◆ Extracted data:
## Fuse plant step, rollout and obstacle prediction into one head kernel per step

Adds a head kernel that runs the previous step's plant update, the warm-start rollout into xbar, and the obstacle prediction (one extra wavefront per workgroup) in a single launch. The closed loop uses it when no graph, exchange, actors or special modes are active. Interaction and window preparation then skip their own prediction and rollout launches. This removes several kernel launches and round trips through global memory per timestep, at the cost of a larger workgroup and a separate code path that must stay consistent with the unfused one.

Result: faster. 9.273 million (median of 6 runs) (+2.7%).

```diff
diff --git a/include/mpcx.h b/include/mpcx.h
--- a/include/mpcx.h
+++ b/include/mpcx.h
@@ -203,6 +203,7 @@
 } mpcx_closed_loop;
 int32_t mpcx_closed_loop_run(mpcx_ctx *ctx, const mpcx_interaction_params *ip, const mpcx_closed_loop *cl,
                              int32_t n_steps, int32_t use_graph);
+int32_t mpcx_set_step_fusion(mpcx_ctx *ctx, int32_t on);
 int32_t mpcx_closed_loop_stats(mpcx_ctx *ctx, int64_t *out4 , int32_t reset);
 int32_t mpcx_closed_loop_queue(mpcx_ctx *ctx, int32_t P, int32_t *order , int32_t *keyslot );
 int32_t mpcx_interaction_prediction(mpcx_ctx *ctx, int32_t rows, int32_t steps, double *out );
diff --git a/mpc_for_av_at_intersection_amd/_lib.py b/mpc_for_av_at_intersection_amd/_lib.py
--- a/mpc_for_av_at_intersection_amd/_lib.py
+++ b/mpc_for_av_at_intersection_amd/_lib.py
@@ -155,7 +155,7 @@
            'mpcx_transform_batch', 'mpcx_cutoff_index_batch', 'mpcx_predict_obstacles_batch', 'mpcx_selftest_wave_ops', 'mpcx_selftest_mfma',
            'mpcx_closed_loop_run', 'mpcx_profile_qp', 'mpcx_profile_qp_read', 'mpcx_set_instance_tuning', 'mpcx_set_qp_solver', 'mpcx_qp_set_order_hint', 'mpcx_expand_multi_batch',
            'mpcx_comm_unique_id', 'mpcx_comm_init', 'mpcx_comm_destroy', 'mpcx_allgather_states', 'mpcx_closed_loop_stats',
-           'mpcx_mpc_prepare_batch_ov', 'mpcx_set_linearisation_passes', 'mpcx_astar_batch', 'mpcx_traffic_step_batch',
+           'mpcx_mpc_prepare_batch_ov', 'mpcx_set_linearisation_passes', 'mpcx_set_step_fusion', 'mpcx_astar_batch', 'mpcx_traffic_step_batch',
            'mpcx_record_step_batch', 'mpcx_closed_loop_run_logged', 'mpcx_mpc_prepare_batch_stop', 'mpcx_record_step_batch_goal',
            'mpcx_closed_loop_run_opts', 'mpcx_closed_loop_run_retire', 'mpcx_closed_loop_run_scene', 'mpcx_closed_loop_run_admit',
            'mpcx_admit_step_batch', 'mpcx_closed_loop_run_respawn', 'mpcx_respawn_step_batch', 'mpcx_closed_loop_run_routes',
@@ -185,6 +185,7 @@
     lib.mpcx_mpc_prepare_batch_ov.restype = i32
     lib.mpcx_mpc_prepare_batch_ov.argtypes = [vp, i32, vp, vp, vp, vp, vp, vp, C.c_double, vp, vp, C.c_int64, vp, vp, vp]
     lib.mpcx_set_linearisation_passes.restype = i32; lib.mpcx_set_linearisation_passes.argtypes = [vp, i32]
+    lib.mpcx_set_step_fusion.restype = i32; lib.mpcx_set_step_fusion.argtypes = [vp, i32]
     lib.mpcx_astar_batch.restype = i32
     lib.mpcx_astar_batch.argtypes = [vp, i32, vp, vp, i32, vp, vp, i32, vp, vp, vp]
     lib.mpcx_search_model_create.restype = vp
diff --git a/mpc_for_av_at_intersection_amd/csrc/mpcx_api.hip b/mpc_for_av_at_intersection_amd/csrc/mpcx_api.hip
--- a/mpc_for_av_at_intersection_amd/csrc/mpcx_api.hip
+++ b/mpc_for_av_at_intersection_amd/csrc/mpcx_api.hip
@@ -119,6 +119,12 @@
     return MPCX_OK;
 }
 
+int32_t mpcx_set_step_fusion(mpcx_ctx *ctx, int32_t on) {
+    if (!ctx) return MPCX_E_INVALID;
+    ctx->step_fusion = on != 0;
+    return MPCX_OK;
+}
+
 int32_t mpcx_profile_qp(mpcx_ctx *ctx, int32_t enable) {
     if (!ctx) return MPCX_E_INVALID;
     ctx->prof_qp = enable != 0;
diff --git a/mpc_for_av_at_intersection_amd/csrc/mpcx_common.h b/mpc_for_av_at_intersection_amd/csrc/mpcx_common.h
--- a/mpc_for_av_at_intersection_amd/csrc/mpcx_common.h
+++ b/mpc_for_av_at_intersection_amd/csrc/mpcx_common.h
@@ -34,6 +34,7 @@
     void *multi = nullptr;
     size_t multi_cap = 0;
     int qp_solver = 0;
+    bool step_fusion = true;
     int lin_passes = 1;
     bool prof_qp = false;
     std::vector<hipEvent_t> prof_ev;
@@ -51,6 +52,7 @@
 
 struct mpcx_interaction_extras {
     const double *pack_state = nullptr, *pack_applied = nullptr;
+    bool predicted = false;
     const int32_t *ego_row = nullptr, *actor_row = nullptr;
     int32_t n_ego = 0, n_actors = 0;
     int32_t *prev_save = nullptr;
@@ -66,6 +68,7 @@
     bool scatter = false;
     const int32_t *near = nullptr, *tidx = nullptr;
     bool rollout_forked = false;
+    bool rollout_done = false;
     const int32_t *stop_idx = nullptr;
     double v_ref = 0.0;
     int32_t *len_seen = nullptr;
@@ -92,6 +95,8 @@
 int32_t mpcx_qp_enqueue(mpcx_ctx *ctx, int32_t B, const double *x0, const double *xref, const double *xbar, const uint8_t *reaches_end,
                       const double *u_warm, double *x_out, double *u_out, int32_t *status, int32_t *iters, double *kkt, const mpcx_qp_order &ord);
 int32_t mpcx_plant_enqueue(mpcx_ctx *ctx, int32_t B, double *state, double *u, const int32_t *status, double *applied, const mpcx_plant_extras &x);
+int32_t mpcx_head_enqueue(mpcx_ctx *ctx, const mpcx_interaction_params *ip, int32_t P, double *state, double *applied, double *u,
+                          const int32_t *status, const int32_t *iters, double *xbar, double *obs6, bool plant, bool reset_bins);
 
 int32_t mpcx_fail(mpcx_ctx *ctx, int32_t code, const char *fmt, ...);
 int32_t mpcx_check_launch(mpcx_ctx *ctx, const char *what);
diff --git a/mpc_for_av_at_intersection_amd/csrc/mpcx_interaction.hip b/mpc_for_av_at_intersection_amd/csrc/mpcx_interaction.hip
--- a/mpc_for_av_at_intersection_amd/csrc/mpcx_interaction.hip
+++ b/mpc_for_av_at_intersection_amd/csrc/mpcx_interaction.hip
@@ -1,4 +1,5 @@
 #include "mpcx_common.h"
+#include "mpcx_predict_core.h"
 
 namespace mpcx {
 
@@ -7,11 +8,6 @@
 #else
 constexpr bool FORCE_EXACT = false;
 #endif
-
-__device__ __forceinline__ void pose_discs(const mpcx_interaction_params &ip, double px, double py, double c, double s, double *out) {
-#pragma unroll
-    for (int d = 0; d < 2; d++) disc_centre(px, py, c, s, ip.circle_centers[2 * d], ip.circle_centers[2 * d + 1], out[2 * d], out[2 * d + 1]);
-}
 
 struct PredArgs {
     mpcx_interaction_params ip;
@@ -48,20 +44,7 @@
         x = s6[0]; y = s6[1]; v = s6[2]; yaw = s6[3]; acc = s6[4]; steer = s6[5];
     }
     if constexpr (SCENE) { if (a.absent[o] != 0) return; }
-    const double tn = tan(steer);
-    const double dt = a.ip.dt;
-    double s, c;
-    sincos(yaw, &s, &c);
-    if constexpr (STAND) pose_discs(a.ip, x, y, c, s, a.stand + 4 * (size_t)o);
-    double *out = a.pred + (size_t)o * a.ip.pred_steps * 4;
-    for (int k = 0; k < a.ip.pred_steps; k++) {
-        x = __dadd_rn(x, __dmul_rn(__dmul_rn(v, c), dt));
-        y = __dadd_rn(y, __dmul_rn(__dmul_rn(v, s), dt));
-        v = __dadd_rn(v, __dmul_rn(acc, dt));
-        yaw = __dadd_rn(yaw, __dmul_rn(__dmul_rn(__ddiv_rn(v, a.ip.L), tn), dt));
-        sincos(yaw, &s, &c);
-        pose_discs(a.ip, x, y, c, s, out + 4 * k);
-    }
+    predict_row<STAND>(a.ip, x, y, v, yaw, acc, steer, STAND ? a.stand + 4 * (size_t)o : nullptr, a.pred + (size_t)o * a.ip.pred_steps * 4);
 }
 
 struct InterArgs {
@@ -800,7 +783,8 @@
     if (x.absent && (!x.done || n_obs_pool < 1)) return mpcx_fail(ctx, MPCX_E_INVALID, "interaction_batch: a scene without retirement or without a pool");
     if ((x.prec || x.stand) && (!x.absent || !x.prec || !x.stand)) return mpcx_fail(ctx, MPCX_E_INVALID, "interaction_batch: precedence without a scene, or without one of prec and stand");
     { int32_t rc = mpcx_ensure_pred(ctx, (size_t)(n_obs_pool > 0 ? n_obs_pool : 1) * ip->pred_steps * 4); if (rc != MPCX_OK) return rc; }
-    if (n_obs_pool > 0 && x.pack_state && x.ego_row) {
+    if (x.predicted) {
+    } else if (n_obs_pool > 0 && x.pack_state && x.ego_row) {
         const int lanes = x.n_ego + x.n_actors;
         mpcx::PredArgs pa{*ip, lanes, n_obs_pool, obs6, ctx->pred, x.pack_state, x.pack_applied, const_cast<double *>(obs6),
                           x.ego_row, x.actor_row, x.n_ego, x.absent, x.stand};
diff --git a/mpc_for_av_at_intersection_amd/csrc/mpcx_loop.hip b/mpc_for_av_at_intersection_amd/csrc/mpcx_loop.hip
--- a/mpc_for_av_at_intersection_amd/csrc/mpcx_loop.hip
+++ b/mpc_for_av_at_intersection_amd/csrc/mpcx_loop.hip
@@ -122,6 +122,43 @@
     else if (rs)
         rc = mpcx_respawn_enqueue(ctx, P, c->state, c->applied, c->u_sol, c->traj_idx, c->target_ind, c->cut_len, c->iters,
                                   speed ? o->prev_len : nullptr, c->obs_skip, sc->n_rows, log, r, ad, rs);
+    return rc;
+}
+
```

◆ Work to complete:
Track down all lines above with the string "void" and copy them.

◆ Output for this exercise:
     void *multi = nullptr;
-__device__ __forceinline__ void pose_discs(const mpcx_interaction_params &ip, double px, double py, double c, double s, double *out) {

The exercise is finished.